Il rischio che bisogna evitare è una concessione troppo facile o, peggio, semiautomatica dei benefici penitenziari, rispetto ai quali occorre sempre pretendere una puntuale e rigorosa valutazione di tutti i presupposti applicativi.
Dobbiamo allora, e concludo, produrre uno sforzo, se occorre, per assicurare a monte una costante serietà di verifica nel processo di concessione delle misure alternative, correggendo tutte quelle distorsioni applicative che talvolta possono essersi verificate; d'altro canto, bisognerà - e al riguardo condivido quanto hanno detto i colleghi che mi hanno preceduto - implementare i controlli sui soggetti beneficiari, in modo che siano in tutti i casi effettivi e continuativi.
Indicherei come soluzione l'aumento a tal fine degli organici e dei rieducatori.
Concludo: questo è un programma di lavoro sul quale ci si può e ci si deve confrontare in Parlamento senza steccati ideologici, avendo sempre ben presente quali sono i limiti e quale è la cornice costituzionale all'interno della quale siamo chiamati a muoverci.

PRESIDENTE. Ha chiesto di parlare l'onorevole Capotosti. Ne ha facoltà.

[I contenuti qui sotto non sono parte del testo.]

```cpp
typedef struct mm_image_args {
  const void* src;
  int64_t ld;
  int32_t row0, n_rows;
  int32_t out_h, out_w;
  const int32_t* bounds_h;
  const int32_t* kk_h;
  int32_t ksize_h;
  const int32_t* bounds_v;
  const int32_t* kk_v;
  int32_t ksize_v;
  float mean[3], std[3];
  void* tmp;
  void* out;
  int32_t out_fp32;
  void* out_u8;
} mm_image_args;
int32_t mm_image_preprocess(const mm_image_args* args, void* stream);
int32_t mm_log_mel(const float* pcm, int32_t n_samples, const float* basisT, const float* mel, float* logspec,
                   void* max_scratch, void* out, int32_t out_fp32, void* stream);

typedef struct mm_jpeg_image {
  int32_t width, height;
  int32_t n_comp;
  int32_t hmax, vmax;
  int32_t mcus_x, mcus_y;
  int32_t seg0, n_seg;
  int32_t bw[3], bh[3];
  int32_t huff_dc[3], huff_ac[3];
  int32_t quant[3];
  int64_t coef_off[3];
  int64_t plane_off[3];
  int64_t out_off, out_ld;
} mm_jpeg_image;
typedef struct mm_jpeg_segment {
  int64_t offset;
  int32_t n_bytes;
  int32_t image;
  int32_t mcu0, n_mcu;
} mm_jpeg_segment;
typedef struct mm_jpeg_huff {
  int32_t maxcode[18];
  int32_t valoffset[18];
  uint16_t look[256];
  uint8_t huffval[256];
} mm_jpeg_huff;
typedef struct mm_jpeg_args {
  int32_t n_images, n_segments, n_huff, n_quant;
  const uint8_t* data;
  int64_t data_bytes;
  const mm_jpeg_image* images;
  const mm_jpeg_segment* segments;
  const mm_jpeg_huff* huff;
  const uint16_t* quant;
  int16_t* coef;
  int64_t coef_elems;
  uint8_t* planes;
  int64_t plane_bytes;
  uint8_t* out;
  int64_t out_bytes;
  int32_t* status;
  int32_t max_blocks, max_pixels;
} mm_jpeg_args;
int32_t mm_jpeg_decode(const mm_jpeg_args* args, void* stream);

#ifdef __cplusplus
}
#endif
#endif
```

macaw-llm_b200/_lib.py:

```python
from __future__ import annotations

import ctypes as C
import os

HERE = os.path.dirname(os.path.abspath(__file__))
LIB_PATH = os.path.join(HERE, "libmacaw_b200.so")

c_i32, c_i64, c_f32, c_vp, c_u32 = C.c_int32, C.c_int64, C.c_float, C.c_void_p, C.c_uint32


class GemmArgs(C.Structure):

    _fields_ = [
        ("M", c_i32), ("N", c_i32), ("K", c_i32), ("batch", c_i32), ("batch2", c_i32),
        ("A", c_vp), ("lda", c_i64), ("a_bs", c_i64), ("a_bs2", c_i64),
        ("B", c_vp), ("ldb", c_i64), ("b_bs", c_i64), ("b_bs2", c_i64), ("b_mn_major", c_i32),
        ("C", c_vp), ("ldc", c_i64), ("c_bs", c_i64), ("c_bs2", c_i64), ("c_fp32", c_i32),
        ("epi", c_i32), ("act", c_i32), ("alpha", c_f32),
        ("bias", c_vp), ("bias_bs", c_i64),
        ("row_scale", c_vp),
        ("residual", c_vp), ("ldr", c_i64), ("r_bs", c_i64), ("r_bs2", c_i64), ("res_row_mod", c_i32),
        ("rope_cos", c_vp), ("rope_sin", c_vp), ("rope_T", c_i32), ("rope_cols", c_i32), ("rope_pos", c_vp), ("c_trans", c_i32),
        ("a_fp16", c_i32), ("b_fp16", c_i32), ("c_fp16", c_i32),
        ("bias_rs", c_vp), ("bias2", c_vp), ("bias2_rs", c_vp), ("a_mn_major", c_i32),
        ("sumsq_out", c_vp), ("rs_sumsq", c_vp), ("rs_parts", c_i32), ("rs_eps", c_f32),
        ("sk_workspace", c_vp), ("sk_workspace_bytes", c_i64),
    ]


class GemmPlan(C.Structure):

    _fields_ = [("block_n", c_i32), ("kernel", c_i32), ("m_tiles", c_i32), ("n_tiles", c_i32), ("k_blocks", c_i32),
                ("units", c_i64), ("workers", c_i32), ("grid", c_i32), ("threads", c_i32), ("waves", c_i32),
                ("group_m", c_i32), ("streamk_tiles", c_i32), ("smem_bytes", c_i32), ("vectorised_epilogue", c_i32)]


class ThinArgs(C.Structure):
    _fields_ = [("part", c_vp), ("splits", c_i32), ("N", c_i32), ("M", c_i32), ("ldp", c_i32), ("mode", c_i32),
                ("row_scale", c_vp), ("rs_sumsq", c_vp), ("rs_parts", c_i32), ("rs_K", c_i32), ("rs_eps", c_f32),
                ("residual", c_vp), ("ldr", c_i64), ("out", c_vp), ("ldo", c_i64), ("sumsq_out", c_vp),
                ("rope_cos", c_vp), ("rope_sin", c_vp), ("pos_dev", c_vp), ("E", c_i32), ("cache", c_vp),
                ("Tmax", c_i32), ("t0", c_i32), ("t0_dev", c_vp)]


class AttnArgs(C.Structure):

    _fields_ = [
        ("q", c_vp), ("k", c_vp), ("v", c_vp), ("out", c_vp),
        ("B", c_i32), ("H", c_i32), ("Tq", c_i32), ("Tk", c_i32), ("head_dim", c_i32),
        ("q_bs", c_i64), ("q_ts", c_i64), ("q_hs", c_i64),
        ("k_bs", c_i64), ("k_ts", c_i64), ("k_hs", c_i64),
        ("v_bs", c_i64), ("v_ts", c_i64), ("v_hs", c_i64),
        ("o_bs", c_i64), ("o_ts", c_i64), ("o_hs", c_i64),
        ("key_mask", c_vp), ("causal", c_i32), ("scale", c_f32), ("tk_dev", c_vp),
    ]
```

GINO CAPOTOSTI. Signor Presidente, signor rappresentante del Governo, onorevoli colleghe e colleghi: viviamo in tempi brutti - diceva un monaco irlandese dell'undicesimoPag. 17secolo - ma se vivremo bene cambieremo i tempi.

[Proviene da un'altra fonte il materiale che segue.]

+    __shared__ E2 lv0[1 << ST_FOLD_TILE_MAX_LOG2], lv1[1 << (ST_FOLD_TILE_MAX_LOG2 - 1)];
+    const int y = find_item(items, nitems, blockIdx.x);
+    const StFoldRun& I = items[y];
+    const StJob& J = jobs[I.job];
+    const int h0 = I.h0, nr = I.nrounds, p = I.tile_log2, P = 1 << p, tid = threadIdx.x;
+    const int nblk = I.nblk, bx = (int)blockIdx.x - I.blk0;
+    const size_t half0 = (size_t)1 << h0, units = (size_t)J.ntab << (h0 - p);
+    const E2* rch = chal + J.r_off + (J.nvars - 1 - h0);
+    const E2* in = I.in; const size_t in_stride = I.in_stride;
+    auto fetch = [&](size_t u, E2* x, E2* yv) {
+        const size_t tab = u >> (h0 - p), j0 = (u & ((half0 >> p) - 1)) << p;
+#pragma unroll
+        for (int q = 0; q < NL; q++) if (tid + q * 256 < P) load_xy<E2, false>(in + tab * in_stride, j0 + tid + q * 256, half0, x[q], yv[q]);
+    };
+    E2 cx[NL], cy[NL];
+    if ((size_t)bx < units) fetch(bx, cx, cy);
+    for (size_t u = bx; u < units; u += nblk) {
+        const size_t tab = u >> (h0 - p), j0 = (u & ((half0 >> p) - 1)) << p;
+        E2 nx[NL], ny[NL];
+        if (u + nblk < units) fetch(u + nblk, nx, ny);
+        {
+            const FoldR fr = fold_r(rch[0]);
+#pragma unroll
+            for (int q = 0; q < NL; q++) {
+                const int l = tid + q * 256;
+                if (l < P) {
+                    const E2 v = e2_fold_wide(cx[q], e2_sub(cy[q], cx[q]), fr);
+                    if (nr == 1) store_e2(I.out[0] + tab * half0 + dpos(j0 + l, half0), v);
+                    else lv0[l] = v;
+                }
+            }
+        }
+        for (int k = 1; k < nr; k++) {
+            __syncthreads();
+            const E2* src = (k & 1) ? lv0 : lv1;
+            E2* dst = (k & 1) ? lv1 : lv0;
+            const size_t hk = half0 >> k;
+            if (tid < (P >> k)) {
+                const size_t jk = (j0 >> k) + tid;
+                const E2 x = src[2 * tid], yv = src[2 * tid + 1];
+                E2* lo = I.out[k - 1] + tab * (2 * hk);
+                store_e2(lo + jk, x);
+                store_e2(lo + hk + jk, yv);
+                const E2 v = e2_fold_wide(x, e2_sub(yv, x), fold_r(rch[k]));
+                if (k == nr - 1) store_e2(I.out[k] + tab * hk + dpos(jk, hk), v);
+                else dst[tid] = v;
+            }
+        }
+        __syncthreads();
+#pragma unroll
+        for (int q = 0; q < NL; q++) { cx[q] = nx[q]; cy[q] = ny[q]; }
+    }
 }
 __device__ __forceinline__ u64 limb_word(const u64* __restrict__ input, const uint8_t* __restrict__ seg_lookup, int seg_shift, size_t rows,
                                          const u64* lookup_mask, size_t j) {
@@ -1432,6 +1489,23 @@
         else k_st_step<SC_COLLATION, E2><<<grid, 256, lds, st>>>(jobs, items, nitems, chal, partials, res);
     }
 }
+int st_plan_fold_blocks(StFoldRun* items, int nitems, const StJob* host_jobs, int tile_log2) {
+    if (nitems > 64 || tile_log2 < 1 || tile_log2 > ST_FOLD_TILE_MAX_LOG2) throw std::runtime_error("st_plan_fold_blocks: items or tile out of range");
+    int blk = 0;
+    for (int q = 0; q < nitems; q++) {
+        StFoldRun& I = items[q];
+        I.tile_log2 = std::min(tile_log2, I.h0);
+        if (I.h0 < 0 || I.nrounds < 1 || I.nrounds > I.tile_log2 + 1) throw std::runtime_error("st_plan_fold_blocks: a run longer than its tile holds");
+        const size_t units = (size_t)host_jobs[I.job].ntab << (I.h0 - I.tile_log2);
+        I.blk0 = blk;
+        I.nblk = (int)std::min<size_t>(units, (size_t)st_max_blocks());
+        blk += I.nblk;
+    }
+    return blk;
+}
+void st_fold_runs(hipStream_t st, const StJob* jobs, const StFoldRun* items, int nitems, int grid, const E2* chal) {
+    k_st_fold_runs<<<grid, 256, 0, st>>>(jobs, items, nitems, chal);
+}
 void st_step2(hipStream_t st, int kind, const StJob* jobs, const StItem* items, int nitems, int grid, const E2* chal, E2* partials, E2* res) {
     if (kind == SC_GRANDPROD) k_st_step2<false><<<grid, 256, sc_lds_bytes(0, 256), st>>>(jobs, items, nitems, chal, partials, res);
     else k_col_step2<<<grid, 256, sc_lds_bytes(0, 256), st>>>(jobs, items, nitems, chal, partials, res);
diff --git a/hyper-greco_amd/csrc/kernels.hpp b/hyper-greco_amd/csrc/kernels.hpp
--- a/hyper-greco_amd/csrc/kernels.hpp
+++ b/hyper-greco_amd/csrc/kernels.hpp
@@ -103,6 +103,19 @@
 void st_first_hash(hipStream_t st, const StJob* job, const StItem* item, int grid, bool mirror, bool recomp, const E2* chal, E2* partials, E2* res, bool slot = false);
 void st_step2(hipStream_t st, int kind, const StJob* jobs, const StItem* items, int nitems, int grid, const E2* chal, E2* partials, E2* res);
 constexpr int ST_SUMS_MAX_ITEMS = 128, ST_SUMS_PART_BLOCKS = 512;
+constexpr int ST_FOLD_TILE_MAX_LOG2 = 9, ST_FOLD_MAX_ROUNDS = ST_FOLD_TILE_MAX_LOG2 + 1;
+constexpr int ST_FOLD_TILE_LOG2 = 9;
+struct StFoldRun {
+    int job;
+    int h0, nrounds;
+    int tile_log2;
+    int blk0, nblk;
+    const E2* in;
+    size_t in_stride;
+    E2* out[ST_FOLD_MAX_ROUNDS];
+};
+int st_plan_fold_blocks(StFoldRun* items, int nitems, const StJob* host_jobs, int tile_log2);
+void st_fold_runs(hipStream_t st, const StJob* jobs, const StFoldRun* items, int nitems, int grid, const E2* chal);
 void st_sums(hipStream_t st, const StJob* jobs, const StItem* items, int nitems, int grid, const E2* chal, E2* partials, E2* res);
 int st_tail_h(int ntab, int nvars);
 int st_tail_whole_rounds(int ntab, int h0);
diff --git a/hyper-greco_amd/csrc/prover_sumcheck.inc b/hyper-greco_amd/csrc/prover_sumcheck.inc
--- a/hyper-greco_amd/csrc/prover_sumcheck.inc
+++ b/hyper-greco_amd/csrc/prover_sumcheck.inc
@@ -205,6 +205,43 @@
                 if (!lc.items.empty()) plan.push_back(lc);
             }
         }
+        int fold_at = -1, fold_tile = dev::ST_FOLD_TILE_LOG2, fold_rounds = 0, fold_max_run = 0;
+        struct FoldLaunch { size_t off; int cnt, grid; double bytes, model, design; };
+        std::vector<FoldLaunch> fold_launches;
+        std::vector<dev::StFoldRun> fold_items;
+        if (!hg_env_on("HG_FOLD_ROUNDS")) {
+            if (const char* e = getenv("HG_FOLD_TILE_LOG2")) { const int v = atoi(e); if (v >= 1 && v <= dev::ST_FOLD_TILE_MAX_LOG2) fold_tile = v; }
+            std::vector<std::vector<dev::StItem>> runs(nj);
+            for (size_t li = 0; li < plan.size(); li++)
+                if (plan[li].mode == 1) { fold_at = (int)li; for (const dev::StItem& it : plan[li].items) runs[it.job].push_back(it); }
+            std::vector<std::vector<dev::StFoldRun>> pieces;
+            for (int q = 0; q < nj; q++) {
+                const std::vector<dev::StItem>& run = runs[q];
+                for (size_t k = 1; k < run.size(); k++)
+                    if (run[k].h_log2 != run[k - 1].h_log2 - 1 || run[k].in != (const void*)run[k - 1].out || run[k].in_stride != (size_t)1 << run[k - 1].h_log2)
+                        throw Error("fold-only rounds of a job that do not follow each other");
+                fold_rounds += (int)run.size();
+                fold_max_run = std::max(fold_max_run, (int)run.size());
+                size_t c = 0;
+                for (size_t pos = 0; pos < run.size(); c++) {
+                    dev::StFoldRun F;
+                    memset(&F, 0, sizeof(F));
+                    F.job = q; F.h0 = run[pos].h_log2; F.in = (const E2*)run[pos].in; F.in_stride = run[pos].in_stride;
+                    F.nrounds = (int)std::min<size_t>((size_t)std::min(fold_tile, F.h0) + 1, run.size() - pos);
+                    for (int k = 0; k < F.nrounds; k++) F.out[k] = run[pos + k].out;
+                    if (pieces.size() <= c) pieces.emplace_back();
+                    pieces[c].push_back(F);
+                    pos += (size_t)F.nrounds;
+                }
+            }
+            for (const auto& pc : pieces)
+                for (size_t o = 0; o < pc.size(); o += MAX_BATCH) {
+                    FoldLaunch FL{fold_items.size(), (int)std::min<size_t>(MAX_BATCH, pc.size() - o), 0, 0, 0, 0};
+                    fold_items.insert(fold_items.end(), pc.begin() + o, pc.begin() + o + FL.cnt);
+                    FL.grid = dev::st_plan_fold_blocks(fold_items.data() + FL.off, FL.cnt, st_jobs.data(), fold_tile);
+                    fold_launches.push_back(FL);
+                }
+        }
         if (hg_debug("plan"))
             for (const Launch& L : plan) {
                 if (L.after_seq) { fprintf(stderr, "[hg plan] stride kind=%d after_seq=1\n", L.kind); continue; }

Sono alquanto sconcertato dalla straordinaria capacità di alcuni rappresentanti di questa Camera di rincorrere l'onda emotiva alla disperata caccia - direi - del classico titolo di giornale in quarta, quinta o sesta pagina, e quindi, in qualche modo, anche un poco infastidito da una forma di cinismo che in malafede voglio riconoscere a queste persone.

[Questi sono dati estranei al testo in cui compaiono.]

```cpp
int vsm_run_guard_once(vsm_run* run) {
  VSM_REQUIRE(run, "vsm_run_guard_once: null argument");
  VSM_REQUIRE(run->layers == 0 && run->imports == 0, "vsm_run_guard_once: the run has taken layer steps or an import already");
  run->guard_once = true;
  return VSM_OK;
}

int vsm_run_counters(const vsm_run* run, int* counts) {
  VSM_REQUIRE(run && counts, "vsm_run_counters: null argument");
  counts[0] = run->exports_full;
  counts[1] = run->exports_src;
  counts[2] = run->surface_ia;
  counts[3] = run->guards;
  return VSM_OK;
}

int vsm_stokes_coupling_f64(int N, int n_stokes, int nblocks, const double* Zpp, const double* Zmp, int* mask_d, void* stream) {
  return stokes_coupling<double>(N, n_stokes, nblocks, Zpp, Zmp, mask_d, stream);
}
int vsm_stokes_coupling_f32(int N, int n_stokes, int nblocks, const float* Zpp, const float* Zmp, int* mask_d, void* stream) {
  return stokes_coupling<float>(N, n_stokes, nblocks, Zpp, Zmp, mask_d, stream);
}

}

#endif
```

vsmartmom.jl_amd/csrc/vsm_native_run.h:

```cpp
#pragma once
#include <vector>

#include "vsm_internal.h"

namespace vsm {

constexpr int NSUB_MAX = VSM_MM_MAX;

struct nat_sub {
  int im;
  int m;
  int gsz, g[4];
  unsigned uvmask;
  int n, rt, ks;
  int kz;
  size_t comp_off;
  int nv;
  int vrow[VSM_RUN_VIEW_MAX];
};

struct nview {
  int nv[NSUB_MAX];
  unsigned pk[NSUB_MAX][VSM_RUN_VIEW_MAX / 4];
  __host__ __device__ int row(int k, int v) const { return (int)((pk[k][v >> 2] >> (8 * (v & 3))) & 255u); }
  __host__ __device__ int find(int k, int r) const {
    int at = -1;
    for (int v = 0; v < nv[k]; ++v) at = row(k, v) == r ? v : at;
    return at;
  }
};

}

struct vsm_run {
  const void *mu, *wt;
  int N, ns, i_mu0;
  double mu0;
  int elem_size;
  int S, nm;
  unsigned flags;
  std::vector<int> view_rows;
  std::vector<int> m;
  std::vector<vsm::nat_sub> subs;
  std::vector<std::vector<int>> classes;
  void* ws;
  size_t ws_elems;
  int layers = 0;
  int imports = 0;
  std::vector<char> pure_diag;
  bool guard_once = false;
  int exports_full = 0, exports_src = 0, surface_ia = 0, guards = 0;
};

namespace vsm {

constexpr int NATIVE_MAX_ROWS = 96;
constexpr int NATIVE32_MAX_ROWS = 128;

constexpr int rt_of(int n) {
  const int ks = (n + 3) / 4;
  return (ks % 4 == 0 && ks >= 4) ? ks / 4 : (4 * ks + 2 + 15) / 16;
}
constexpr size_t comp_stride_rt(int rt) { return (size_t)4 * (16 * rt) * (16 * rt) + 2 * 16 * rt; }
constexpr size_t pre_stride_rt(int rt) { return (size_t)2 * (16 * rt) * (16 * rt) + 3 * 16 * rt; }

template <typename T>
struct nsub_pre {
  int m, gsz;
  int g[4];
  zsrc<T> z;
};
template <typename T>
struct npre_args {
  nsub_pre<T> s[NSUB_MAX];
};
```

Sarà opportuno chiarire i termini della vicenda in base alla verità dei fatti. Dal 1975 ad oggi sono stati introdotti nel nostro ordinamento una serie di strumenti alternativi alla detenzione (così si chiamano), recependo l'indirizzo giuridico continentale, ma anche angloamericano, in materia (ci riferiamo alla libertà anticipata, all'affidamento in prova ai servizi sociali e agli arresti domiciliari), stabilendo però uno iato preciso - questa era l'intenzione del legislatore - tra i reati di maggiore allarme sociale, per i quali addirittura sono previste, ex articolo 41-bis, forme di soppressione dei diritti fondamentali, e i reati di minore allarme sociale, nei quali, secondo il sinallagma osservazione-trattamento, o, come diceva prima bene il sottosegretario per la giustizia, diagnosi-prognosi, si tenta di attuare il precetto costituzionale, che peraltro è stato nuovamente ribadito già nel 2003, come ricordava prima il Governo.
Tale precetto indica la necessità che le pene tendano alla rieducazione. Quindi la pena, va nuovamente ribadito, ha una funzione di prevenzione generale, rispetto ai consociati, ma anche di prevenzione speciale, rispetto al singolo.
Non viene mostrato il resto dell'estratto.